struct MegaArgs {
    alignas(64) CUtensorMap map_k;
    alignas(64) CUtensorMap map_v;
    int dim, n_layers, n_heads_l, n_kv_l, AH_l, KV_l, H_l, vocab_l, vocab_row0, seq_len;
    int tp_rank, tp_size;
    MegaGemv g[5];
    const float *rms_att, *rms_ffn, *q_ln, *k_ln, *rms_final;
    const int8_t *embed_q;
    const float *embed_s;
    const float *rope;
    float *kc, *vc;
    float *x;
    unsigned long long *zq;
    unsigned long long *za;
    unsigned long long *zh;
    unsigned long long *zr[2];
    unsigned long long *part[2][MEGA_MAX_TP];
    float *attn_part;
    unsigned *att_cnt;
    float *logits[MEGA_MAX_TP];
    unsigned long long *best[MEGA_MAX_TP];
    unsigned long long *bar;
    unsigned long long bar_base;
    unsigned long long *xbar[MEGA_MAX_TP];
    unsigned long long xbar_base;
    int *tokpos, *history;
    int *status;
    int layer0, layer1, from_embed, run_head, feedback, gather_logits;
    unsigned ll_base;
    unsigned long long *prof;
};
constexpr int MEGA_PROF_EVENTS = 4096;
struct Prof {
    unsigned long long *row;
    int ev;
};
#define prof_mark(p, tag)                                                                                              \
    do {                                                                                                               \
        if (a.prof) {  \
            Prof &p_ = (p);                                                                                            \
            if (p_.row && p_.ev < MEGA_PROF_EVENTS - 1) p_.row[p_.ev++] = ((unsigned long long)clock64() << 8) | (unsigned)(tag); \
        }                                                                                                              \
    } while (0)

__device__ __forceinline__ uint32_t smem_u32(const void *p) { return (uint32_t)__cvta_generic_to_shared(p); }
__device__ __forceinline__ void mbar_init(uint64_t *bar, int count) {
    asm volatile("mbarrier.init.shared::cta.b64 [%0], %1;" ::"r"(smem_u32(bar)), "r"(count));
}
__device__ __forceinline__ void mbar_expect_tx(uint64_t *bar, uint32_t bytes) {
    asm volatile("mbarrier.arrive.expect_tx.shared::cta.b64 _, [%0], %1;" ::"r"(smem_u32(bar)), "r"(bytes) : "memory");
}
__device__ __forceinline__ void mbar_arrive(uint64_t *bar) {
    asm volatile("mbarrier.arrive.shared::cta.b64 _, [%0];" ::"r"(smem_u32(bar)) : "memory");
}
__device__ __forceinline__ bool mbar_try_wait(uint64_t *bar, uint32_t parity) {
    uint32_t ok;
    asm volatile("{\n.reg .pred p;\nmbarrier.try_wait.parity.shared::cta.b64 p, [%1], %2;\nselp.u32 %0, 1, 0, p;\n}"
                 : "=r"(ok)
                 : "r"(smem_u32(bar)), "r"(parity)
                 : "memory");
    return ok != 0;
}
__device__ __noinline__ void mbar_wait_slow(uint64_t *bar, uint32_t parity, int *status);
__device__ __forceinline__ void mbar_wait(uint64_t *bar, uint32_t parity, int *status) {
    if (mbar_try_wait(bar, parity)) return;
    mbar_wait_slow(bar, parity, status);
}
__device__ __noinline__ void mbar_wait_slow(uint64_t *bar, uint32_t parity, int *status) {
    long long t0 = clock64();
    unsigned spins = 0;
    while (!mbar_try_wait(bar, parity)) {
        if ((++spins & 4095u) == 0) {
            if (*(volatile int *)status) return;
            if (clock64() - t0 > 4000000000LL) {
                atomicExch(status, 2);
                return;
            }
        }
    }
}
__device__ __forceinline__ void bulk_g2s(void *dst, const void *src, uint32_t bytes, uint64_t *bar, uint64_t policy) {
    asm volatile(
        "cp.async.bulk.shared::cluster.global.mbarrier::complete_tx::bytes.L2::cache_hint [%0], [%1], %2, [%3], %4;" ::"r"(
            smem_u32(dst)),
        "l"(src), "r"(bytes), "r"(smem_u32(bar)), "l"(policy)
        : "memory");
}
__device__ __forceinline__ void tma_load_2d(void *dst, const CUtensorMap *map, int c0, int c1, uint64_t *bar) {
    asm volatile("cp.async.bulk.tensor.2d.shared::cluster.global.mbarrier::complete_tx::bytes [%0], [%1, {%2, %3}], [%4];" ::"r"(
                     smem_u32(dst)),
                 "l"(map), "r"(c0), "r"(c1), "r"(smem_u32(bar))
                 : "memory");
}
__device__ __forceinline__ void csync() { asm volatile("bar.sync 1, %0;" ::"n"(MEGA_CTHREADS) : "memory"); }
__device__ __forceinline__ float ldcg_f(const float *p) { return __ldcg(p); }
__device__ __forceinline__ float4 ldcg_f4(const float *p) { return __ldcg(reinterpret_cast<const float4 *>(p)); }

Exercise requirements:
Extract all of the data shown above without alteration.

Task response:
struct MegaArgs {
    alignas(64) CUtensorMap map_k;
    alignas(64) CUtensorMap map_v;
    int dim, n_layers, n_heads_l, n_kv_l, AH_l, KV_l, H_l, vocab_l, vocab_row0, seq_len;
    int tp_rank, tp_size;
    MegaGemv g[5];
    const float *rms_att, *rms_ffn, *q_ln, *k_ln, *rms_final;
    const int8_t *embed_q;
    const float *embed_s;
    const float *rope;
    float *kc, *vc;
    float *x;
    unsigned long long *zq;
    unsigned long long *za;
    unsigned long long *zh;
    unsigned long long *zr[2];
    unsigned long long *part[2][MEGA_MAX_TP];
    float *attn_part;
    unsigned *att_cnt;
    float *logits[MEGA_MAX_TP];
    unsigned long long *best[MEGA_MAX_TP];
    unsigned long long *bar;
    unsigned long long bar_base;
    unsigned long long *xbar[MEGA_MAX_TP];
    unsigned long long xbar_base;
    int *tokpos, *history;
    int *status;
    int layer0, layer1, from_embed, run_head, feedback, gather_logits;
    unsigned ll_base;
    unsigned long long *prof;
};
constexpr int MEGA_PROF_EVENTS = 4096;
struct Prof {
    unsigned long long *row;
    int ev;
};
#define prof_mark(p, tag)                                                                                              \
    do {                                                                                                               \
        if (a.prof) {  \
            Prof &p_ = (p);                                                                                            \
            if (p_.row && p_.ev < MEGA_PROF_EVENTS - 1) p_.row[p_.ev++] = ((unsigned long long)clock64() << 8) | (unsigned)(tag); \
        }                                                                                                              \
    } while (0)

__device__ __forceinline__ uint32_t smem_u32(const void *p) { return (uint32_t)__cvta_generic_to_shared(p); }
__device__ __forceinline__ void mbar_init(uint64_t *bar, int count) {
    asm volatile("mbarrier.init.shared::cta.b64 [%0], %1;" ::"r"(smem_u32(bar)), "r"(count));
}
__device__ __forceinline__ void mbar_expect_tx(uint64_t *bar, uint32_t bytes) {
    asm volatile("mbarrier.arrive.expect_tx.shared::cta.b64 _, [%0], %1;" ::"r"(smem_u32(bar)), "r"(bytes) : "memory");
}
__device__ __forceinline__ void mbar_arrive(uint64_t *bar) {
    asm volatile("mbarrier.arrive.shared::cta.b64 _, [%0];" ::"r"(smem_u32(bar)) : "memory");
}
__device__ __forceinline__ bool mbar_try_wait(uint64_t *bar, uint32_t parity) {
    uint32_t ok;
    asm volatile("{\n.reg .pred p;\nmbarrier.try_wait.parity.shared::cta.b64 p, [%1], %2;\nselp.u32 %0, 1, 0, p;\n}"
                 : "=r"(ok)
                 : "r"(smem_u32(bar)), "r"(parity)
                 : "memory");
    return ok != 0;
}
__device__ __noinline__ void mbar_wait_slow(uint64_t *bar, uint32_t parity, int *status);
__device__ __forceinline__ void mbar_wait(uint64_t *bar, uint32_t parity, int *status) {
    if (mbar_try_wait(bar, parity)) return;
    mbar_wait_slow(bar, parity, status);
}
__device__ __noinline__ void mbar_wait_slow(uint64_t *bar, uint32_t parity, int *status) {
    long long t0 = clock64();
    unsigned spins = 0;
    while (!mbar_try_wait(bar, parity)) {
        if ((++spins & 4095u) == 0) {
            if (*(volatile int *)status) return;
            if (clock64() - t0 > 4000000000LL) {
                atomicExch(status, 2);
                return;
            }
        }
    }
}
__device__ __forceinline__ void bulk_g2s(void *dst, const void *src, uint32_t bytes, uint64_t *bar, uint64_t policy) {
    asm volatile(
        "cp.async.bulk.shared::cluster.global.mbarrier::complete_tx::bytes.L2::cache_hint [%0], [%1], %2, [%3], %4;" ::"r"(
            smem_u32(dst)),
        "l"(src), "r"(bytes), "r"(smem_u32(bar)), "l"(policy)
        : "memory");
}
__device__ __forceinline__ void tma_load_2d(void *dst, const CUtensorMap *map, int c0, int c1, uint64_t *bar) {
    asm volatile("cp.async.bulk.tensor.2d.shared::cluster.global.mbarrier::complete_tx::bytes [%0], [%1, {%2, %3}], [%4];" ::"r"(
                     smem_u32(dst)),
                 "l"(map), "r"(c0), "r"(c1), "r"(smem_u32(bar))
                 : "memory");
}
__device__ __forceinline__ void csync() { asm volatile("bar.sync 1, %0;" ::"n"(MEGA_CTHREADS) : "memory"); }
__device__ __forceinline__ float ldcg_f(const float *p) { return __ldcg(p); }
__device__ __forceinline__ float4 ldcg_f4(const float *p) { return __ldcg(reinterpret_cast<const float4 *>(p)); }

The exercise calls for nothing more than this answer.